Diretor José Boto em coletiva (Foto: Paula Reis/Flamengo)
No Flamengo, onde a exigência por desempenho vai além das quatro linhas, o ritmo frenético, ou a ausência dele, nas contratações começa a gerar inquietação. José Boto, diretor de futebol, está no centro dessa turbulência.
O dirigente português, que já teve momentos de protagonismo à frente do departamento, agora vive dias de pressão crescente. Isso porque, mesmo com orçamento disponível e saídas importantes, as reposições demoram a acontecer, o que alimenta dúvidas sobre sua condução no cargo.
A chegada de Saúl, que deve desembarcar no Rio nesta terça-feira, e as tratativas avançadas por Carrascal mostram movimentações. No entanto, a perda de Gerson e a iminente saída de Wesley ainda não foram compensadas. Além disso, com o acúmulo de lesões no elenco, o próprio técnico Filipe Luís cobrou, publicamente, reforços “para ontem”.
Sendo assim, mesmo que o presidente Bap ainda não sinalize uma mudança imediata, cresce internamente a percepção de que a engrenagem precisa ser mais eficiente. Vale destacar que o caso Mikey Johnston, barrado após alerta do departamento médico e repercussão negativa, evidenciou certa desarticulação.
Matheus Gonçalves e Victor Hugo, que estavam próximos de deixar o clube, tiveram suas negociações interrompidas.
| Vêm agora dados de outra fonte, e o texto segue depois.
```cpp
int hite_align_run(hite_ctx *ctx, int32_t n_cand, const uint8_t *d_win, const int64_t *d_win_off, const int32_t *d_win_len,
                   const int32_t *d_row_first, int64_t total_rows, const int64_t *d_ops_base, uint16_t *d_ops,
                   int32_t *d_row_dead, int32_t *d_cand_flag, int32_t *d_info, const char *tag, hipStream_t st) {
    if (!ctx || n_cand < 0 || total_rows < 0 || total_rows > 0x7fffffff) return HITE_EINVAL;
    if (n_cand == 0 || total_rows == 0) return HITE_OK;
    AlignState *S = align_state(ctx);
    if (!S) return HITE_ENOMEM;
    Arena &A = S->arena;
    ACHK(arena_reset(ctx, A, true));
    const int cap = S->exact_cap;
    AlignArgs P;
    memset(&P, 0, sizeof P);
    P.win = d_win; P.win_off = d_win_off; P.win_len = d_win_len; P.row_first = d_row_first; P.n_cand = n_cand;
    P.ops_base = d_ops_base; P.ops = d_ops;
    int32_t *row_cand, *strips, *order, *pwords, *flag, *flag2, *cols, *list, *list_esc, *list_fin;
    unsigned long long *skeys;
    int64_t *plane_off, *pos, *pos2, *colpos, *scan_tmp, *scan_tmp2, *full_off, *boff, *boff2;
    int32_t *bk, *bk2;
    unsigned long long *rec;
    ACHK(aalloc(ctx, A, (size_t)total_rows, &row_cand));
    ACHK(aalloc(ctx, A, (size_t)total_rows, &strips));
    ACHK(aalloc(ctx, A, (size_t)total_rows + 1, &skeys));
    ACHK(aalloc(ctx, A, (size_t)total_rows + 1, &order));
    Sorter srt;
    srt.ctx = ctx; srt.st = st; srt.cap = total_rows; srt.hist_n = sorter_hist_elems(total_rows);
    ACHK(aalloc(ctx, A, (size_t)total_rows + 1, &srt.k2));
    ACHK(aalloc(ctx, A, (size_t)total_rows + 1, &srt.v2));
    ACHK(aalloc(ctx, A, (size_t)srt.hist_n, &srt.hist));
    ACHK(aalloc(ctx, A, (size_t)srt.hist_n + 1, &srt.offs));
    ACHK(aalloc(ctx, A, (size_t)sorter_tmp_elems(srt.hist_n), &srt.bs));
    ACHK(aalloc(ctx, A, (size_t)n_cand, &pwords));
    ACHK(aalloc(ctx, A, (size_t)n_cand + 1, &plane_off));
    ACHK(aalloc(ctx, A, (size_t)total_rows, &rec));
    ACHK(aalloc(ctx, A, (size_t)total_rows / 64 + 2, &bk));
    ACHK(aalloc(ctx, A, (size_t)total_rows / 64 + 3, &boff));
    ACHK(aalloc(ctx, A, (size_t)total_rows / 64 + 2, &bk2));
    ACHK(aalloc(ctx, A, (size_t)total_rows / 64 + 3, &boff2));
    ACHK(aalloc(ctx, A, (size_t)total_rows, &flag));
    ACHK(aalloc(ctx, A, (size_t)total_rows, &cols));
    ACHK(aalloc(ctx, A, (size_t)total_rows, &list));
    ACHK(aalloc(ctx, A, (size_t)total_rows, &list_esc));
    ACHK(aalloc(ctx, A, (size_t)total_rows, &list_fin));
    ACHK(aalloc(ctx, A, (size_t)total_rows, &flag2));
    ACHK(aalloc(ctx, A, (size_t)total_rows + 1, &pos2));
    ACHK(aalloc(ctx, A, (size_t)scan_tmp_elems(total_rows) + 16, &scan_tmp2));
    ACHK(aalloc(ctx, A, (size_t)total_rows + 1, &pos));
// ... 10 lines not shown
    HITE_CHECK(ctx, hipMemsetAsync(P.st, 0, (size_t)total_rows * 4, st));
    HITE_CHECK(ctx, hipMemsetAsync(P.lvl, 0, (size_t)total_rows * 4, st));
    hipLaunchKernelGGL(align_rows_kernel, dim3(n_cand), dim3(256), 0, st, n_cand, d_row_first, d_win_len, row_cand, strips, skeys, (unsigned *)order);
    if (!S->sort_attr) {
        HITE_CHECK(ctx, hipFuncSetAttribute(reinterpret_cast<const void *>(rs_scatter_staged_kernel<true>), hipFuncAttributeMaxDynamicSharedMemorySize, RSS_LDS_BYTES));
        S->sort_attr = true;
    }
    ACHK(sorter_sort(srt, skeys, (unsigned *)order, total_rows, 11));
    hipLaunchKernelGGL(align_plane_words_kernel, dim3((n_cand + 255) / 256), dim3(256), 0, st, n_cand, d_row_first, d_win_len, pwords);
    ACHK(scan_excl_buf<int32_t>(ctx, scan_tmp, pwords, n_cand, plane_off, st));
    HITE_CHECK(ctx, hipMemcpyAsync(S->d_scal, plane_off + n_cand, 8, hipMemcpyDeviceToDevice, st));
    HITE_CHECK(ctx, hipMemcpyAsync(S->h_pin, S->d_scal, 8, hipMemcpyDeviceToHost, st));
    int64_t nl4 = 0, nltb = 0;
    ACHK(assign_records(ctx, S, st, order, total_rows, strips, bk, boff, scan_tmp, rec, 1, 4, &nl4, &nltb));
    const int64_t plane_words = S->h_pin[0];
    uint4 *planes;
    ACHK(aalloc(ctx, A, (size_t)plane_words + 8, &planes));
    P.planes = planes; P.plane_off = plane_off; P.rec = rec;
    hipLaunchKernelGGL(align_planes_kernel, dim3(n_cand), dim3(256), 0, st, n_cand, d_win, d_win_off, d_win_len, d_row_first, plane_off, planes);
    hite_prof_end(ctx, tk, st);
    HITE_CHECK(ctx, hipGetLastError());
    char name[32];
    const int nrows = (int)total_rows;
    snprintf(name, sizeof name, "align_fwd4%s", tag ? tag : "");
    hipStream_t s2 = S->st2;
    char lname[40];
    if (getenv("HITE_ALIGN_DEBUG")) fprintf(stderr, "[align%s] rows %d  block-strips %lld  lane-parallel prefix %lld forward, %lld traceback\n", tag ? tag : "", nrows, (long long)S->h_pin[1], (long long)nl4, (long long)nltb);
    if (nl4 > 0) {
        HITE_CHECK(ctx, hipEventRecord(S->ev_fork, st));
        HITE_CHECK(ctx, hipStreamWaitEvent(s2, S->ev_fork, 0));
        snprintf(lname, sizeof lname, "align_fwd4_lanes%s", tag ? tag : "");
        const int tl = hite_prof_begin(ctx, lname, s2);
        hipLaunchKernelGGL(HIP_KERNEL_NAME(align_fwd_lanes_kernel<4>), dim3((unsigned)((nl4 + 15) / 16)), dim3(64), 0, s2, P, order, (int)nl4);
        hite_prof_end(ctx, tl, s2);
        HITE_CHECK(ctx, hipEventRecord(S->ev_join, s2));
    }
    if (nrows > nl4) {
        tk = hite_prof_begin(ctx, name, st);
        hipLaunchKernelGGL(align_fwd4_kernel, dim3((unsigned)((nrows - nl4 + 63) / 64)), dim3(64), 0, st, P, order + nl4, (int)(nrows - nl4));
        hite_prof_end(ctx, tk, st);
    }
    if (nl4 > 0) HITE_CHECK(ctx, hipStreamWaitEvent(st, S->ev_join, 0));
    snprintf(name, sizeof name, "align_tb%s", tag ? tag : "");
    char wname[32];
    snprintf(wname, sizeof wname, "align_fwd_wide%s", tag ? tag : "");
    int64_t n_esc = 0, n_fin = 0;
    const bool overlap = cap >= 16;
    if (cap >= 8 && !overlap) {
        tk = hite_prof_begin(ctx, wname, st);
        for (int level = 8; level <= cap; level *= 2) {
            int64_t cnt = 0;
            ACHK(build_list(ctx, S, st, total_rows, order, strips, P, 0, level, cap, flag, nullptr, pos, colpos, scan_tmp, list, nullptr, &cnt, nullptr));
            if (cnt == 0) continue;
            int64_t nl8 = 0;
            ACHK(assign_records(ctx, S, st, list, cnt, strips, bk, boff, scan_tmp, rec, 1, 8, &nl8));
            if (getenv("HITE_ALIGN_DEBUG")) fprintf(stderr, "[align%s] level %d: pairs %lld  block-strips %lld  lane-parallel prefix %lld\n", tag ? tag : "", level, (long long)cnt, (long long)S->h_pin[1], (long long)nl8);
            if (nl8 > 0) {
                HITE_CHECK(ctx, hipEventRecord(S->ev_fork, st));
                HITE_CHECK(ctx, hipStreamWaitEvent(s2, S->ev_fork, 0));
                snprintf(lname, sizeof lname, "align_fwd_wide_lanes%s", tag ? tag : "");
                const int tl = hite_prof_begin(ctx, lname, s2);
                hipLaunchKernelGGL(HIP_KERNEL_NAME(align_fwd_lanes_kernel<8>), dim3((unsigned)((nl8 + 7) / 8)), dim3(64), 0, s2, P, list, (int)nl8);
                hite_prof_end(ctx, tl, s2);
                HITE_CHECK(ctx, hipEventRecord(S->ev_join, s2));
            }
            if (cnt > nl8)
                hipLaunchKernelGGL(align_fwd8_pair_kernel, dim3((unsigned)((cnt - nl8 + 31) / 32)), dim3(64), 0, st, P, list + nl8, (int)(cnt - nl8));
            if (nl8 > 0) HITE_CHECK(ctx, hipStreamWaitEvent(st, S->ev_join, 0));
        }
        hite_prof_end(ctx, tk, st);
    }
    if (overlap) {
        ACHK(build_list(ctx, S, st, total_rows, order, strips, P, 2, 0, cap, flag, nullptr, pos, colpos, scan_tmp, list_esc, nullptr, &n_esc, nullptr));
        if (n_esc > 0)
            ACHK(build_list(ctx, S, st, total_rows, order, strips, P, 3, 0, cap, flag, nullptr, pos, colpos, scan_tmp, list_fin, nullptr, &n_fin, nullptr));
    }
    if (n_esc > 0) {
        if (n_fin > 0) {
            tk = hite_prof_begin(ctx, name, st);
            hipLaunchKernelGGL(align_tb_kernel, dim3((unsigned)((n_fin + 63) / 64)), dim3(64), 0, st, P, list_fin, (int)n_fin);
            hite_prof_end(ctx, tk, st);
        }
        tk = hite_prof_begin(ctx, wname, s2);
        for (int level = 8; level <= cap; level *= 2) {
            int64_t cnt = 0;
            ACHK(build_list(ctx, S, s2, total_rows, order, strips, P, 0, level, cap, flag2, nullptr, pos2, colpos, scan_tmp2, list, nullptr, &cnt, nullptr, 8));
            if (cnt == 0) continue;
            ACHK(assign_records(ctx, S, s2, list, cnt, strips, bk2, boff2, scan_tmp2, rec, 10));
            const dim3 grid((unsigned)((cnt + 63) / 64));
            if (level == 8) hipLaunchKernelGGL(HIP_KERNEL_NAME(align_fwd_kernel<8>), grid, dim3(64), 0, s2, P, list, (int)cnt);
            else if (level == 16) hipLaunchKernelGGL(HIP_KERNEL_NAME(align_fwd_kernel<16>), grid, dim3(64), 0, s2, P, list, (int)cnt);
            else hipLaunchKernelGGL(HIP_KERNEL_NAME(align_fwd_kernel<32>), grid, dim3(64), 0, s2, P, list, (int)cnt);
        }
        hite_prof_end(ctx, tk, s2);
        HITE_CHECK(ctx, hipEventRecord(S->ev, s2));
        HITE_CHECK(ctx, hipStreamWaitEvent(st, S->ev, 0));
        tk = hite_prof_begin(ctx, name, st);
        hipLaunchKernelGGL(align_tb_kernel, dim3((unsigned)((n_esc + 63) / 64)), dim3(64), 0, st, P, list_esc, (int)n_esc);
        hite_prof_end(ctx, tk, st);
    } else {
        if (nltb > 0) {
            HITE_CHECK(ctx, hipEventRecord(S->ev_fork, st));
            HITE_CHECK(ctx, hipStreamWaitEvent(s2, S->ev_fork, 0));
            snprintf(lname, sizeof lname, "align_tb_strips%s", tag ? tag : "");
            const int tl = hite_prof_begin(ctx, lname, s2);
            hipLaunchKernelGGL(align_tb_strips_kernel, dim3((unsigned)nltb), dim3(64), 0, s2, P, order, (int)nltb);
            hite_prof_end(ctx, tl, s2);
            HITE_CHECK(ctx, hipEventRecord(S->ev_join, s2));
        }
        if (nrows > nltb) {
            tk = hite_prof_begin(ctx, name, st);
            hipLaunchKernelGGL(align_tb_kernel, dim3((unsigned)((nrows - nltb + 63) / 64)), dim3(64), 0, st, P, order + nltb, (int)(nrows - nltb));
            hite_prof_end(ctx, tk, st);
        }
        if (nltb > 0) HITE_CHECK(ctx, hipStreamWaitEvent(st, S->ev_join, 0));
    }
    HITE_CHECK(ctx, hipGetLastError());
    {
        int64_t cnt = 0, tcols = 0;
        ACHK(build_list(ctx, S, st, total_rows, order, strips, P, 1, 0, cap, flag, cols, pos, colpos, scan_tmp, list, full_off, &cnt, &tcols));
        if (cnt > 0) {
// ... 19 lines not shown
```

Desse jeito, o clube tenta evitar novas perdas em meio à instabilidade.
Enquanto isso, Matheus Cunha já notificou que assinou pré-contrato com o Cruzeiro. Varela, com contrato até dezembro, também pode sair sem retorno financeiro, já que a renovação não avança.
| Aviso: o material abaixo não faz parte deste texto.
@@ -291,22 +304,37 @@
       int stage = 0;
       uint32_t phase = 0;
       for (int w = cluster; w < num_work; w += num_clusters) {
-        const WorkRange wr = work_item(w, rank, num_pairs, num_k, splits, BN);
+        const WorkRange wr = work_item<BN>(w, rank, num_n, num_tiles, num_k, splits);
         for (int kb = wr.kb0; kb < wr.kb1; ++kb) {
           mbar_wait(&empty_bar[stage], phase ^ 1);
           uint8_t* sa = smem + stage * C::STAGE_BYTES;
           uint8_t* sb = sa + C::A_BYTES;
           mbar_expect_tx(&full_bar[stage], C::STAGE_BYTES);
-          if (A_MN) {
-            tma_load_2d_multicast(&tmA, &full_bar[stage], sa + rank * 8192, wr.m0 + rank * 64, kb * BK, 0b11);
+          if constexpr (WIDE) {
+#pragma unroll
+            for (int i = 0; i < 2; ++i) {
+              if (A_MN) tma_load_2d(&tmA, &full_bar[stage], sa + i * 8192, wr.m0 + i * 64, kb * BK);
+              else tma_load_2d(&tmA, &full_bar[stage], sa + i * 8192, kb * BK, wr.m0 + i * 64);
+            }
+            if (B_MN) {
+#pragma unroll
+              for (int i = 2 * rank; i < 2 * rank + 2; ++i)
+                tma_load_2d_multicast(&tmB, &full_bar[stage], sb + i * 8192, wr.n0 + i * 64, kb * BK, 0b11);
+            } else {
+              tma_load_2d_multicast(&tmB, &full_bar[stage], sb + rank * 16384, kb * BK, wr.n0 + rank * 128, 0b11);
+            }
           } else {
-            tma_load_2d_multicast(&tmA, &full_bar[stage], sa + rank * 8192, kb * BK, wr.m0 + rank * 64, 0b11);
-          }
-          if (B_MN) {
-#pragma unroll
-            for (int i = 0; i < BN / 64; ++i) tma_load_2d(&tmB, &full_bar[stage], sb + i * 8192, wr.n0 + i * 64, kb * BK);
-          } else {
-            tma_load_2d(&tmB, &full_bar[stage], sb, kb * BK, wr.n0);
+            if (A_MN) {
+              tma_load_2d_multicast(&tmA, &full_bar[stage], sa + rank * 8192, wr.m0 + rank * 64, kb * BK, 0b11);
+            } else {
+              tma_load_2d_multicast(&tmA, &full_bar[stage], sa + rank * 8192, kb * BK, wr.m0 + rank * 64, 0b11);
+            }
+            if (B_MN) {
+#pragma unroll
+              for (int i = 0; i < BN / 64; ++i) tma_load_2d(&tmB, &full_bar[stage], sb + i * 8192, wr.n0 + i * 64, kb * BK);
+            } else {
+              tma_load_2d(&tmB, &full_bar[stage], sb, kb * BK, wr.n0);
+            }
           }
           if (++stage == C::STAGES) { stage = 0; phase ^= 1; }
         }
@@ -318,9 +346,11 @@
     const int t = threadIdx.x & 127;
     const int r_in = 16 * (t >> 5) + ((t & 31) >> 2);
     const int c_in = 2 * (t & 3);
-    float* const s_bias = vecs + cw * 2 * BN;
+    float* const s_bias = vecs + (WIDE ? 0 : cw * 2 * BN);
     float* const s_gamma = s_bias + BN;
     constexpr bool stage_vecs = EF != EPI_RUNTIME && (EF & (EP_BIAS | EP_GAMMA)) != 0;
+    constexpr int VEC_THREADS = WIDE ? 256 : 128;
+    const int vt = WIDE ? threadIdx.x - 128 : t;
     uint8_t* const stg = smem + C::STG_OFF + cw * STG_BYTES;
     const uint32_t peer_empty = mapa_shared(smem_u32(empty_bar), rank ^ 1);
     int stg_seq = 0;
@@ -328,38 +358,38 @@
     uint32_t phase = 0;
     int j = 0;
     for (int w = cluster; w < num_work; w += num_clusters, ++j) {
-      const WorkRange wr = work_item(w, rank, num_pairs, num_k, splits, BN);
+      const WorkRange wr = work_item<BN>(w, rank, num_n, num_tiles, num_k, splits);
       const int nkb = wr.kb1 > wr.kb0 ? wr.kb1 - wr.kb0 : 0;
-      if ((j & 1) != cw) {
+      if (!WIDE && (j & 1) != cw) {
         stage += nkb;
         phase ^= (stage / C::STAGES) & 1;
         stage %= C::STAGES;
         continue;
       }
       if constexpr (stage_vecs) {
-        named_bar_sync(3 + cw, 128);
-        if (t < BN && wr.n0 + t < N) {
-          if constexpr ((EF & EP_BIAS) != 0) cp_async_4(s_bias + t, ep.bias + wr.n0 + t);
-          if constexpr ((EF & EP_GAMMA) != 0) cp_async_4(s_gamma + t, ep.gamma + wr.n0 + t);
-        }
-      }
-      if (j > 0) named_bar_sync(1 + cw, 256);
-      float acc[2][BN / 2];
-#pragma unroll
-      for (int mh = 0; mh < 2; ++mh)
+        named_bar_sync(3 + cw * !WIDE, VEC_THREADS);
+        if (vt < BN && wr.n0 + vt < N) {
+          if constexpr ((EF & EP_BIAS) != 0) cp_async_4(s_bias + vt, ep.bias + wr.n0 + vt);
+          if constexpr ((EF & EP_GAMMA) != 0) cp_async_4(s_gamma + vt, ep.gamma + wr.n0 + vt);
+        }
+      }
+      if (!WIDE && j > 0) named_bar_sync(1 + cw, 256);
+      float acc[MH][BN / 2];
+#pragma unroll
+      for (int mh = 0; mh < MH; ++mh)
 #pragma unroll
         for (int i = 0; i < BN / 2; ++i) acc[mh][i] = 0.f;
       int prev = -1;
       for (int kb = wr.kb0; kb < wr.kb1; ++kb) {
         mbar_wait(&full_bar[stage], phase);
         const uint32_t sa = smem_u32(smem + stage * C::STAGE_BYTES);
-        fence_regs(acc[0]);
-        fence_regs(acc[1]);
+#pragma unroll
+        for (int mh = 0; mh < MH; ++mh) fence_regs(acc[mh]);
         wgmma_fence();
-        mma_kblock<BN, A_MN, B_MN>(acc, sa, sa + C::A_BYTES, kb == wr.kb0);
+        mma_kblock<MH, BN, A_MN, B_MN>(acc, sa + (WIDE ? cw * 8192 : 0), sa + C::A_BYTES, kb == wr.kb0);
         wgmma_commit();
-        fence_regs(acc[0]);
-        fence_regs(acc[1]);
+#pragma unroll
+        for (int mh = 0; mh < MH; ++mh) fence_regs(acc[mh]);
         if (prev >= 0) {
           wgmma_wait<1>();
           if (t == 0) { mbar_arrive(&empty_bar[prev]); mbar_arrive_cluster(peer_empty + 8 * prev); }
@@ -367,22 +397,22 @@
         prev = stage;
         if (++stage == C::STAGES) { stage = 0; phase ^= 1; }
       }
-      if (w + num_clusters < num_work) named_bar_arrive(1 + (cw ^ 1), 256);
+      if (!WIDE && w + num_clusters < num_work) named_bar_arrive(1 + (cw ^ 1), 256);
       wgmma_wait<0>();
-      fence_regs(acc[0]);
-      fence_regs(acc[1]);
+#pragma unroll
+      for (int mh = 0; mh < MH; ++mh) fence_regs(acc[mh]);
       if (prev >= 0 && t == 0) { mbar_arrive(&empty_bar[prev]); mbar_arrive_cluster(peer_empty + 8 * prev); }
       if constexpr (stage_vecs) {
         cp_async_wait_all();
-        named_bar_sync(3 + cw, 128);
+        named_bar_sync(3 + cw * !WIDE, VEC_THREADS);
       }
       if (nkb <= 0) continue;
-      const size_t slab_row0 = epi_has<EF>(ep, EP_SLABS) ? (size_t)(w % splits) * M : 0;
+      const size_t slab_row0 = epi_has<EF>(ep, EP_SLABS) ? (size_t)wr.sp * M : 0;
       if constexpr (EF == EPI_RUNTIME) {
         epilogue_tile_runtime<BN>(ep, acc, wr.m0, wr.n0, M, N, slab_row0, r_in, c_in);
       } else {
-        epilogue_tile<BN, EF>(ep, &tmO, &tmP, acc, s_bias, s_gamma, stg, stg_seq, 5 + cw, t, wr.m0, wr.n0, M, N,
-                              slab_row0, r_in, c_in);
+        epilogue_tile<MH, BN, EF>(ep, &tmO, &tmP, acc, s_bias, s_gamma, stg, stg_seq, 5 + cw, t,
+                                  wr.m0 + (WIDE ? cw * 64 : 0), wr.n0, M, N, slab_row0, r_in, c_in);
       }
     }
     if (staged && t == 0) tma_store_wait_all();
@@ -437,7 +467,8 @@
       if (rc) return rc;
     }
   }
-  const int work = ((M + BM - 1) / BM) * (((N + BN - 1) / BN + 1) / 2) * splits;
+  const int num_m = (M + BM - 1) / BM, num_n = (N + BN - 1) / BN;
+  const int work = (BN == 256 ? (num_m + 1) / 2 * num_n : num_m * ((num_n + 1) / 2)) * splits;
   cfg.gridDim = dim3(2 * (work < max_clusters ? work : max_clusters));
   cudaError_t e = cudaLaunchKernelEx(&cfg, kern, ta, tb, to, tp, ep, M, N, K, splits);
   if (e == cudaSuccess) e = cudaPeekAtLastError();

O estresse envolvendo Pedro ainda reverbera no ambiente interno. As mensagens vazadas sobre o atacante, indicando que o clube aceitaria vendê-lo por 15 milhões de euros, não foram retratadas oficialmente. Com isso, o desgaste permanece.
Boto, que antes dava entrevistas frequentes, hoje evita contato com a imprensa. Cabe ressaltar que sua última aparição pública foi discreta, sem diálogo com jornalistas.
Portanto, o cenário atual do Flamengo expõe o quanto a lentidão nas decisões de mercado pode impactar a confiança em uma gestão. E no clube mais visado do país, cada silêncio pesa, ainda mais quando há ruídos por todos os lados.